As he reached it, he glanced over his shoulder at the silent,
blood-stained form lying on the floor; he wondered whether his father
were dead or only stunned. For a moment, he wished that the blow had
been fatal: he, Heyton, would be the Marquess; there would be plenty of
money ready to his hand, there would be no need to steal his own jewels,
he thought, with an hysterical giggle. But he could leave nothing to
chance now. With another glance at the motionless figure, he stole from
the room and reached his own.
The unnatural calm which had supported him during the last few minutes
had deserted him by this time, and, in closing the door, he did so
clumsily enough to make a sound; the sound, slight as it was, struck him
with renewed terror, and, in crossing the room, he stumbled against a
chair and overthrew it; and let the two keys slip from his fingers. The
sound of the falling chair was loud and distinct enough to fill him with
apprehension, and he stood breathless and listened, as if he expected
the whole household to awake.
There was a movement in Miriam's room, and he heard her voice calling to
him softly.
"Was that you, Percy?" she asked, in the tone of one just awakened from
sleep.
He was silent for a moment; it seemed hours to him--then he slipped into
the bed, and, with a yawn, as if she had roused him from sleep, he
replied, "What is it?"
"I don't know," she said. "I thought I heard a noise."
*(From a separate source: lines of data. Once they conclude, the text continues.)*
__global__ void head_bwd_cw_partial_kernel(const float* __restrict__ e, const float* __restrict__ trunk, int B, int P,
                                           int C, int S, int Q, int R, int64_t ppb, float* __restrict__ partial,
                                           float* __restrict__ partial_b) {
    extern __shared__ float sm[];
    const int cq = threadIdx.x % Q, pr = threadIdx.x / Q;
    const int64_t BP = (int64_t)B * P;
    const int64_t lo = blockIdx.x * ppb, hi = (lo + ppb < BP) ? lo + ppb : BP;
    float acc[MAX_STEMS][4], esum[MAX_STEMS];
#pragma unroll
    for (int s = 0; s < MAX_STEMS; ++s) { acc[s][0] = acc[s][1] = acc[s][2] = acc[s][3] = 0.f; esum[s] = 0.f; }
    for (int64_t bp = lo + pr; bp < hi; bp += R) {
        const int b = (int)(bp / P), p = (int)(bp - (int64_t)b * P);
        const float4 v = *reinterpret_cast<const float4*>(trunk + bp * C + cq * 4);
#pragma unroll
        for (int s = 0; s < MAX_STEMS; ++s) {
            if (s < S) {
                const float ev = e[((size_t)b * S + s) * P + p];
                esum[s] += ev;
                acc[s][0] = fmaf(ev, v.x, acc[s][0]); acc[s][1] = fmaf(ev, v.y, acc[s][1]);
                acc[s][2] = fmaf(ev, v.z, acc[s][2]); acc[s][3] = fmaf(ev, v.w, acc[s][3]);
            }
        }
    }
#pragma unroll
    for (int s = 0; s < MAX_STEMS; ++s)
        if (s < S)
#pragma unroll
            for (int i = 0; i < 4; ++i) sm[((size_t)pr * S + s) * C + cq * 4 + i] = acc[s][i];
    __syncthreads();
    if (pr == 0) {
        for (int s = 0; s < S; ++s)
#pragma unroll
            for (int i = 0; i < 4; ++i) {
                float a = 0.f;
                for (int r = 0; r < R; ++r) a += sm[((size_t)r * S + s) * C + cq * 4 + i];
                partial[((size_t)blockIdx.x * S + s) * C + cq * 4 + i] = a;
            }
    }
    __syncthreads();
    if (cq == 0)
        for (int s = 0; s < S; ++s) sm[pr * S + s] = esum[s];
    __syncthreads();
    if (threadIdx.x < S) {
        float a = 0.f;
        for (int r = 0; r < R; ++r) a += sm[r * S + threadIdx.x];
        partial_b[(size_t)blockIdx.x * S + threadIdx.x] = a;
    }
}
__global__ __launch_bounds__(256) void head_bwd_cw_finalize_kernel(const float* __restrict__ partial,
                                                                   const float* __restrict__ partial_b, int parts, int C, int S,
                                                                   float* __restrict__ dcw, float* __restrict__ dcb) {
    __shared__ double sub[32][8];
    const int el = threadIdx.x & 7, ys = threadIdx.x >> 3;
    const int i = blockIdx.x * 8 + el, n = S * C;
    double a = 0;
    if (i < n) {
        for (int p = ys; p < parts; p += 32) a += (double)partial[(size_t)p * n + i];
    } else if (i < n + S) {
        for (int p = ys; p < parts; p += 32) a += (double)partial_b[(size_t)p * S + (i - n)];
    }
    sub[ys][el] = a;
    __syncthreads();
#pragma unroll
    for (int stride = 16; stride >= 1; stride >>= 1) {
        if (ys < stride) sub[ys][el] += sub[ys + stride][el];
        __syncthreads();
    }
    if (ys == 0) {
        if (i < n) dcw[i] = (float)sub[0][el];
        else if (i < n + S) dcb[i - n] = (float)sub[0][el];
    }
}

__global__ void masksum_fwd_kernel(const float* __restrict__ x, const float* __restrict__ g, int S, int64_t FT,
                                   float* __restrict__ masked) {
    const int b = blockIdx.y;
    float gv[MAX_STEMS];
#pragma unroll
    for (int s = 0; s < MAX_STEMS; ++s) gv[s] = s < S ? g[b * S + s] : 0.f;
    const float* xb = x + (size_t)b * S * FT;
    for (int64_t i = blockIdx.x * (int64_t)blockDim.x + threadIdx.x; i < FT; i += (int64_t)gridDim.x * blockDim.x) {
        float a = 0.f;
#pragma unroll
        for (int s = 0; s < MAX_STEMS; ++s)
            if (s < S) a = fmaf(gv[s], xb[(size_t)s * FT + i], a);
        masked[(size_t)b * FT + i] = a;
    }
}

"Oh, that!" he said, with another yawn. "I knocked over the chair by the
bed, reaching for a glass of water. For goodness' sake, go to sleep and
don't bother!"
Mentally cursing his wife, Heyton closed his eyes and tried to think.
Strangely enough, his lack of imagination helped him; the imaginative
man, in Heyton's position, would have conjured up all the terrible
possibilities which environed him; but Heyton's mind was dull and
narrow, and so he was able to concentrate on actual facts and actual
chances.
Up to the present, he told himself, there was absolutely nothing to
connect him with the robbery and the--murder, if murder it was. He felt
sure that the Marquess had not seen him in that brief moment, when the
old man stood in the doorway; if he had done so, he would certainly have
spoken Heyton's name; there was nothing to show that the blow had been
dealt by Heyton; with the selfishness of the baser kind of criminal, he
had refrained from examining the motionless figure, lest he should be
stained by the blood which flowed from the wound. No; the robbery would
be laid to the charge of the ordinary burglar.